Die Kammer stimmte mit der Prüfungsabteilung des EUIPO darin überein, dass der Begriff „Oktoberfest“ für ein im Oktober stattfindendes Volksfest beschreibend ist und auch von vielen anderen Veranstaltern von Bierfesten verwendet wird. Sie war jedoch mit der Bewertung der von der Stadt München vorgelegten Beweise nicht einverstanden; obwohl es in ganz Deutschland und Österreich eine Reihe anderer Volksfeste gibt, gab es keine Beweise dafür, dass die Verbraucher davon ausgehen würden, dass die Stadt München auch der Veranstalter dieser Feste ist, wie es beim Oktoberfest München der Fall ist.

Sie hob daher die Entscheidung des EUIPO weitgehend auf, hielt aber die Beanstandungen für die Dienstleistungen im Zusammenhang mit der Bereitstellung von Speisen und Getränken (in den Klassen 41 und 43) sowie für die damit verbundenen Speisen und Getränke selbst in den Klassen 29, 30, 32 und 33 aufrecht.

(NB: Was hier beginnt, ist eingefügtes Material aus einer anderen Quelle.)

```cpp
#ifndef ACL_UNIT
#define ACL_UNIT 16ull
#endif
#ifndef HONU_ACL_ENDS
#define HONU_ACL_ENDS 0
#endif
template <bool SKIP_ACL, int R>
HONU_DEV uint64_t encode_record_lane(const honu_meta &m, const uint8_t *__restrict__ var,
                                     const honu_acl *__restrict__ acl,
                                     const uint32_t *__restrict__ reg, uint64_t dlen,
                                     uint64_t beg, uint64_t end, uint8_t *__restrict__ out,
                                     u32x4 *ring, const uint8_t *__restrict__ psrc = nullptr) {
    static_assert(R == 0 || ((R == 8 || R == 16) && SKIP_ACL),
                  "drain spacing assumes 8 slots (16 with line drains: <= 7 held + <= 7 new) and no ACL entries");
#define OFF(f) ((int)offsetof(honu_meta, f))
    uint64_t acl_ret = 0;
    ESTAMP(1);
    const uint8_t *mb = reinterpret_cast<const uint8_t *>(&m);
    const uint32_t pr = m.present;
    LaneWriterT<R> W;
    W.set_ring(ring);
    if (psrc) {
        W.init(out, beg);
        W.byte(HONU_STORAGE_VERSION);
        W.uv(dlen);
        const uint64_t a0 = (uint64_t)out + W.pos(), a1 = a0 + dlen;
        const uint64_t h_end = ((a0 + PAYLOAD_UNIT - 1) & ~(PAYLOAD_UNIT - 1)) < a1
                                   ? ((a0 + PAYLOAD_UNIT - 1) & ~(PAYLOAD_UNIT - 1)) : a1;
        const uint64_t t_beg = (a1 & ~(PAYLOAD_UNIT - 1)) > h_end ? (a1 & ~(PAYLOAD_UNIT - 1)) : h_end;
        W.run(psrc, h_end - a0);
        if (t_beg > h_end) W.jump(t_beg - (uint64_t)out);
        W.run(psrc + (t_beg - a0), a1 - t_beg);
        W.drain();
    } else {
        uint64_t lo, hi;
        const uint32_t hn = uvarint_bytes(dlen, lo, hi);
        out[beg] = HONU_STORAGE_VERSION;
        for (uint32_t j = 0; j < hn; j++)
            out[beg + 1 + j] = (uint8_t)(j < 8 ? lo >> (8 * j) : hi >> (8 * (j - 8)));
        W.init(out, beg + 1 + uvarint_len(dlen) + dlen);
    }
    W.byte(1);
    W.put16(ld64(mb + OFF(object_id)), ld64(mb + OFF(object_id) + 8));
    W.put16(ld64(mb + OFF(collection_id)), ld64(mb + OFF(collection_id) + 8));
    if (pr & HONU_HAS_VERSION) {
        W.byte(1);
        W.uv(m.pid);
        W.uv(m.vid);
        W.uv(m.region);
        if (pr & HONU_HAS_PARENT) {
            W.byte(1);
            W.uv(m.parent_pid);
            W.uv(m.parent_vid);
        } else {
            W.byte(0);
        }
        W.byte(m.tombstone ? 1 : 0);
        W.uv(zigzag(m.version_created));
    } else {
        W.byte(0);
    }
    W.drain();
    if (pr & HONU_HAS_SCHEMA) {
        W.byte(1);
        W.frame(var, m.schema_name);
        W.uv(m.schema_major);
        W.uv(m.schema_minor);
        W.uv(m.schema_patch);
    } else {
        W.byte(0);
    }
    W.drain();
    W.frame(var, m.mime);
    W.drain();
    ESTAMP(2);
    W.put16(ld64(mb + OFF(owner)), ld64(mb + OFF(owner) + 8));
    W.put16(ld64(mb + OFF(group)), ld64(mb + OFF(group) + 8));
    W.byte(m.permissions);
    const uint64_t na = m.acl_count, ao = m.acl_off;
    W.uv(na);
    const uint64_t nr = m.regions_count, ro = m.regions_off;
    ESTAMP(3);
    if constexpr (SKIP_ACL) {
        const uint64_t P = W.pos();
        uint64_t sfx = uvarint_len(nr) + 3 + 1 + uvarint_len(zigzag(m.created)) +
                       uvarint_len(zigzag(m.modified));
        for (uint64_t k0 = 0; k0 < nr; k0 += 8) {
            uint32_t r8[8];
#pragma unroll
            for (int j = 0; j < 8; j++) r8[j] = k0 + j < nr ? reg[ro + k0 + j] : 0;
#pragma unroll
            for (int j = 0; j < 8; j++) sfx += k0 + j < nr ? uvarint_len(r8[j]) : 0;
        }
        if (pr & HONU_HAS_PUBLISHER) sfx += 32 + frame_len(m.ip_address.len) + frame_len(m.user_agent.len);
        if (pr & HONU_HAS_ENCRYPTION)
            sfx += frame_len(m.public_key_id.len) + frame_len(m.encryption_key.len) +
                   frame_len(m.hmac_secret.len) + frame_len(m.signature.len) + 3;
        if (pr & HONU_HAS_COMPRESSION) sfx += 1 + uvarint_len(zigzag(m.compression_level));
        const uint64_t E = end - sfx;
        if (na && E - P == 18 * na) {
            acl_ret = P | ACL_ALL_PRESENT;
            const uint64_t ab = (uint64_t)out;
            const uint64_t hu = ((ab + P + ACL_UNIT - 1) & ~(ACL_UNIT - 1)) - ab;
            const uint64_t hend = hu < E ? hu : E;
            const uint64_t tu = ((ab + E) & ~(ACL_UNIT - 1)) - ab;
            const uint64_t T = tu > hend ? tu : hend;
            auto put_n = [&](const u32x4 &v, uint32_t cnt) {
                const uint64_t lo = ((uint64_t)v.y << 32) | v.x, hi = ((uint64_t)v.w << 32) | v.z;
                if (cnt >= 8) {
                    W.put(lo, 8);
                    if (cnt == 16) W.put(hi, 8);
                    else if (cnt > 8) W.put(hi & ((1ull << (8 * (cnt - 8))) - 1), cnt - 8);
                } else if (cnt) {
                    W.put(lo & ((1ull << (8 * cnt)) - 1), cnt);
                }
            };
            if constexpr (HONU_ACL_ENDS && ACL_UNIT == 16) {
                W.jump(E);
            } else if constexpr (ACL_UNIT == 16) {
                const u32x4 hv = acl_chunk(acl + ao, na, P, P);
                const u32x4 tv = E > T ? acl_chunk(acl + ao, na, P, T) : u32x4{0, 0, 0, 0};
                put_n(hv, (uint32_t)(hend - P));
                if (T > hend) W.jump(T);
                put_n(tv, (uint32_t)(E - T));
            } else {
                W.drain();
                for (uint64_t x = P; x < hend; x += 16)
                    put_n(acl_chunk(acl + ao, na, P, x), (uint32_t)(hend - x < 16 ? hend - x : 16));
                if (T > hend) W.jump(T);
                for (uint64_t x = T; x < E; x += 16)
                    put_n(acl_chunk(acl + ao, na, P, x), (uint32_t)(E - x < 16 ? E - x : 16));
                W.drain();
            }
        } else {
            acl_ret = P;
            W.jump(E);
        }
    } else {
    for (uint64_t k0 = 0; k0 < na; k0 += 8) {
        uint32_t e[8][5];
#pragma unroll
        for (int j = 0; j < 8; j++) {
            if (k0 + j < na) {
                const uint32_t *a = reinterpret_cast<const uint32_t *>(acl + ao + k0 + j);
#pragma unroll
                for (int c = 0; c < 5; c++) e[j][c] = a[c];
            }
        }
#pragma unroll
        for (int j = 0; j < 8; j++) {
            if (k0 + j < na) {
                if ((e[j][4] >> 8) & 0xFF) {
                    W.byte(1);
                    W.put16(((uint64_t)e[j][1] << 32) | e[j][0], ((uint64_t)e[j][3] << 32) | e[j][2]);
                    W.byte(e[j][4]);
                } else {
                    W.byte(0);
                }
            }
        }
    }
    }
    ESTAMP(4);
    W.uv(nr);
    for (uint64_t k0 = 0; k0 < nr; k0 += 8) {
        uint32_t r8[8];
#pragma unroll
        for (int j = 0; j < 8; j++) r8[j] = k0 + j < nr ? reg[ro + k0 + j] : 0;
        W.drain();
#pragma unroll
        for (int j = 0; j < 8; j++)
            if (k0 + j < nr) W.uv(r8[j]);
    }
    W.drain();
    ESTAMP(5);
    if (pr & HONU_HAS_PUBLISHER) {
        W.byte(1);
        W.put16(ld64(mb + OFF(publisher_id)), ld64(mb + OFF(publisher_id) + 8));
        W.put16(ld64(mb + OFF(client_id)), ld64(mb + OFF(client_id) + 8));
        W.frame(var, m.ip_address);
        W.frame(var, m.user_agent);
    } else {
        W.byte(0);
    }
    W.drain();
    ESTAMP(6);
    if (pr & HONU_HAS_ENCRYPTION) {
        W.byte(1);
        W.frame(var, m.public_key_id);
        W.frame(var, m.encryption_key);
        W.frame(var, m.hmac_secret);
        W.frame(var, m.signature);
        W.byte(m.sealing_alg);
        W.byte(m.encryption_alg);
        W.byte(m.signature_alg);
    } else {
        W.byte(0);
    }
    W.drain();
    if (pr & HONU_HAS_COMPRESSION) {
        W.byte(1);
        W.byte(m.compression_alg);
        W.uv(zigzag(m.compression_level));
    } else {
        W.byte(0);
    }
    W.byte(m.flags);
    W.uv(zigzag(m.created));
    W.uv(zigzag(m.modified));
    W.finish();
    ESTAMP(7);
    return acl_ret;
}
#undef OFF

}
```

Before: 1176.

## Prefetch variable-length fields into registers before emitting them in lane encoder

Adds a GatherT register buffer that loads aligned 16-byte words of each variable-length field (payload head/tail, schema, mime, ip, user agent, key ids, hmac, signature) well before they are written. Region values and ACL head/tail chunks are also loaded early, so the global loads are issued up front and overlap instead of each one stalling right when its field is emitted. This raises register pressure, since many u32x4 blocks are live at once, which may lower occupancy. Fields longer than the gather coverage fall back to the old run path.

Result: no change. 1184 (median of 2 runs) (+0.7%).

```diff
diff --git a/honu_amd/csrc/lane.h b/honu_amd/csrc/lane.h
--- a/honu_amd/csrc/lane.h
+++ b/honu_amd/csrc/lane.h
@@ -176,6 +176,21 @@
     return n;
 }
 
+template <int B> struct GatherT {
+    static constexpr uint32_t COVER = 16 * B - 16;
+    u32x4 v[B];
+    HONU_DEV void load(const uint8_t *src, uint64_t len) {
+        const uint64_t a = (uint64_t)src & 15;
+        const u32x4 *w = reinterpret_cast<const u32x4 *>(src - a);
+        const uint64_t nw = len ? (a + len + 15) >> 4 : 0;
+#pragma unroll
+        for (int j = 0; j < B; j++) {
+            v[j] = u32x4{0, 0, 0, 0};
+            if ((uint64_t)j < nw) v[j] = w[j];
+        }
+    }
+};
+
 template <int R>
 struct LaneWriterT {
     uint8_t *out;
@@ -293,6 +308,35 @@
         uv(sp.len);
         run(var + sp.off, sp.len);
     }
+    template <bool REST = true, int B>
+    HONU_DEV void emit(const GatherT<B> &g, const uint8_t *src, uint64_t len) {
+        const uint32_t a = (uint32_t)((uint64_t)src & 15);
+        const uint32_t sh = (a & 7) * 8, hw = a >> 3;
+        uint64_t x[2 * B];
+#pragma unroll
+        for (int j = 0; j < B; j++) {
+            x[2 * j] = ((uint64_t)g.v[j].y << 32) | g.v[j].x;
+            x[2 * j + 1] = ((uint64_t)g.v[j].w << 32) | g.v[j].z;
+        }
+#pragma unroll
+        for (int j = 0; j < 2 * B - 2; j++) {
+            const uint64_t off = 8 * j;
+            if (off < len) {
+                if (j % 8 == 0) drain();
+                const uint64_t take = len - off < 8 ? len - off : 8;
+                const uint64_t lo = hw ? x[j + 1] : x[j], hi = hw ? x[j + 2] : x[j + 1];
+                uint64_t v = sh ? (lo >> sh) | (hi << (64 - sh)) : lo;
+                if (take < 8) v &= (1ull << (8 * take)) - 1;
+                put(v, (uint32_t)take);
+            }
+        }
+        if constexpr (REST)
+            if (len > GatherT<B>::COVER) run(src + GatherT<B>::COVER, len - GatherT<B>::COVER);
+    }
+    template <int B> HONU_DEV void frame(const GatherT<B> &g, const uint8_t *var, honu_span sp) {
+        uv(sp.len);
+        emit(g, var + sp.off, sp.len);
+    }
     HONU_DEV void drain_all() {
         if constexpr (R > 0) {
             const uint64_t p0 = cpos - 16ull * nch;
@@ -353,6 +397,7 @@
 #ifndef HONU_ACL_ENDS
 #define HONU_ACL_ENDS 0
 #endif
+constexpr int SIG_BLOCKS = 9;
 template <bool SKIP_ACL, int R>
 HONU_DEV uint64_t encode_record_lane(const honu_meta &m, const uint8_t *__restrict__ var,
                                      const honu_acl *__restrict__ acl,
@@ -366,19 +411,30 @@
     ESTAMP(1);
     const uint8_t *mb = reinterpret_cast<const uint8_t *>(&m);
     const uint32_t pr = m.present;
+    const bool has_sch = pr & HONU_HAS_SCHEMA, has_pub = pr & HONU_HAS_PUBLISHER;
+    const bool has_enc = pr & HONU_HAS_ENCRYPTION;
+    const uint64_t nr = m.regions_count, ro = m.regions_off;
     LaneWriterT<R> W;
     W.set_ring(ring);
+    const uint64_t a0 = (uint64_t)out + beg + 1 + uvarint_len(dlen), a1 = a0 + dlen;
+    const uint64_t h_end = ((a0 + PAYLOAD_UNIT - 1) & ~(PAYLOAD_UNIT - 1)) < a1
+                               ? ((a0 + PAYLOAD_UNIT - 1) & ~(PAYLOAD_UNIT - 1)) : a1;
+    const uint64_t t_beg = (a1 & ~(PAYLOAD_UNIT - 1)) > h_end ? (a1 & ~(PAYLOAD_UNIT - 1)) : h_end;
+    GatherT<5> g_head, g_tail;
+    GatherT<3> g_schema, g_mime;
+    if (psrc) {
+        g_head.load(psrc, h_end - a0);
+        g_tail.load(psrc + (t_beg - a0), a1 - t_beg);
+    }
+    g_schema.load(var + m.schema_name.off, has_sch ? m.schema_name.len : 0);
+    g_mime.load(var + m.mime.off, m.mime.len);
     if (psrc) {
         W.init(out, beg);
         W.byte(HONU_STORAGE_VERSION);
         W.uv(dlen);
-        const uint64_t a0 = (uint64_t)out + W.pos(), a1 = a0 + dlen;
-        const uint64_t h_end = ((a0 + PAYLOAD_UNIT - 1) & ~(PAYLOAD_UNIT - 1)) < a1
-                                   ? ((a0 + PAYLOAD_UNIT - 1) & ~(PAYLOAD_UNIT - 1)) : a1;
-        const uint64_t t_beg = (a1 & ~(PAYLOAD_UNIT - 1)) > h_end ? (a1 & ~(PAYLOAD_UNIT - 1)) : h_end;
-        W.run(psrc, h_end - a0);
+        W.template emit<false>(g_head, psrc, h_end - a0);
         if (t_beg > h_end) W.jump(t_beg - (uint64_t)out);
-        W.run(psrc + (t_beg - a0), a1 - t_beg);
+        W.template emit<false>(g_tail, psrc + (t_beg - a0), a1 - t_beg);
         W.drain();
     } else {
         uint64_t lo, hi;
@@ -388,6 +444,15 @@
             out[beg + 1 + j] = (uint8_t)(j < 8 ? lo >> (8 * j) : hi >> (8 * (j - 8)));
         W.init(out, beg + 1 + uvarint_len(dlen) + dlen);
     }
+    uint32_t r8[8];
+#pragma unroll
+    for (int j = 0; j < 8; j++) r8[j] = (uint64_t)j < nr ? reg[ro + j] : 0;
+    GatherT<2> g_ip;
+    GatherT<3> g_ua, g_pkid, g_ekey;
+    g_ip.load(var + m.ip_address.off, has_pub ? m.ip_address.len : 0);
+    g_ua.load(var + m.user_agent.off, has_pub ? m.user_agent.len : 0);
+    g_pkid.load(var + m.public_key_id.off, has_enc ? m.public_key_id.len : 0);
+    g_ekey.load(var + m.encryption_key.off, has_enc ? m.encryption_key.len : 0);
     W.byte(1);
     W.put16(ld64(mb + OFF(object_id)), ld64(mb + OFF(object_id) + 8));
     W.put16(ld64(mb + OFF(collection_id)), ld64(mb + OFF(collection_id) + 8));
@@ -409,9 +474,9 @@
         W.byte(0);
     }
     W.drain();
-    if (pr & HONU_HAS_SCHEMA) {
+    if (has_sch) {
         W.byte(1);
-        W.frame(var, m.schema_name);
+        W.frame(g_schema, var, m.schema_name);
         W.uv(m.schema_major);
         W.uv(m.schema_minor);
         W.uv(m.schema_patch);
@@ -419,7 +484,7 @@
         W.byte(0);
     }
     W.drain();
-    W.frame(var, m.mime);
+    W.frame(g_mime, var, m.mime);
     W.drain();
     ESTAMP(2);
     W.put16(ld64(mb + OFF(owner)), ld64(mb + OFF(owner) + 8));
@@ -427,32 +492,41 @@
     W.byte(m.permissions);
     const uint64_t na = m.acl_count, ao = m.acl_off;
     W.uv(na);
-    const uint64_t nr = m.regions_count, ro = m.regions_off;
     ESTAMP(3);
     if constexpr (SKIP_ACL) {
         const uint64_t P = W.pos();
         uint64_t sfx = uvarint_len(nr) + 3 + 1 + uvarint_len(zigzag(m.created)) +
                        uvarint_len(zigzag(m.modified));
-        for (uint64_t k0 = 0; k0 < nr; k0 += 8) {
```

Abschließend erklärte die Kammer, dass die Stadt München Schutz für den Begriff „Oktoberfest“ für verschiedene Merchandising-Waren genießt und daher gegen Nachahmer vorgehen kann, die versuchen, das attraktive Zeichen auszunutzen. Die Veranstaltung des kultigen Festes „Oktoberfest“ selbst bleibt jedoch ungeschützt.

Die Stadt München scheint sich nicht so leicht geschlagen zu geben, denn aus jüngsten Presseartikeln geht hervor, dass sie weiter kämpfen und die Entscheidung der Kammer vor dem Gericht der Europäischen Union anfechten wird. Außerdem hat sie am 7. Oktober 2020 zwei neue EU-Marken angemeldet: „Münchner Oktoberfest“ und „Oktoberfest München“ und es wird interessant sein zu sehen, wie sich diese Fälle entwickeln.

Prost!

UPDATE VON 09/2023:
Da das Oktoberfest in München gerade auf Hochtouren angelaufen ist, liefern wir hier ein Update zur markenrechtlichen Seite des Ereignisses. Die Europäische Unionsmarke Nr. 15535008 „Oktoberfest“, welche wie berichtet für eine umfangreiche Liste an Waren und Dienstleistungen eingetragen worden ist, wurde erneut angegriffen. Eine nicht näher bezeichnete dritte Partei reichte einen Löschungsantrag ein.
Jetzt wurde eine erste Entscheidung durch das EUIPO veröffentlicht, die der Marke den Schutz für Glaswaren, wie Biergläser, und Bekleidung, Schuhwerk und Kopfbedeckungen versagte. Das Amt war dabei überzeugt davon, dass „Biergläser und Bierbecher auf dem relevanten Markt von vielen verschiedenen Unternehmen vertrieben [werden], die einen Oktoberfest Stil haben, d.h. die Art von Gläsern oder Krügen, mit denen Bier auf dem Oktoberfest serviert wird.“ In ähnlicher Weise argumentierte das Amt, dass sehr viele verschiedene Unternehmen Bekleidung, Schuhwerk und Kopfbedeckungen verkaufen würden, die einen „Oktoberfest-Stil“ haben, d.h. entweder traditionell Bayrisch oder im „Party Stil“.
Auch wenn aus der Entscheidung nicht klar wird, was genau mit „Oktoberfest Stil“ oder „Party Stil“ gemeint ist, scheint dies auf einer Linie mit der aktuellen Europäischen Rechtsprechung zu sein.
Der weitergehende Löschungsantrag, dass die Marke von der Stadt München bösgläubig angemeldet worden sei, wurde vom Amt zurückgewiesen.

Es bleibt allerdings spannend, denn der Löschungsantragsteller hat Beschwerde gegen diese Entscheidung des EUIPO eingelegt.

 

[1] R 1840/2019-4

 

Dieser Artikel wurde von HGF Rechtsanwältin Olivia Petter verfasst.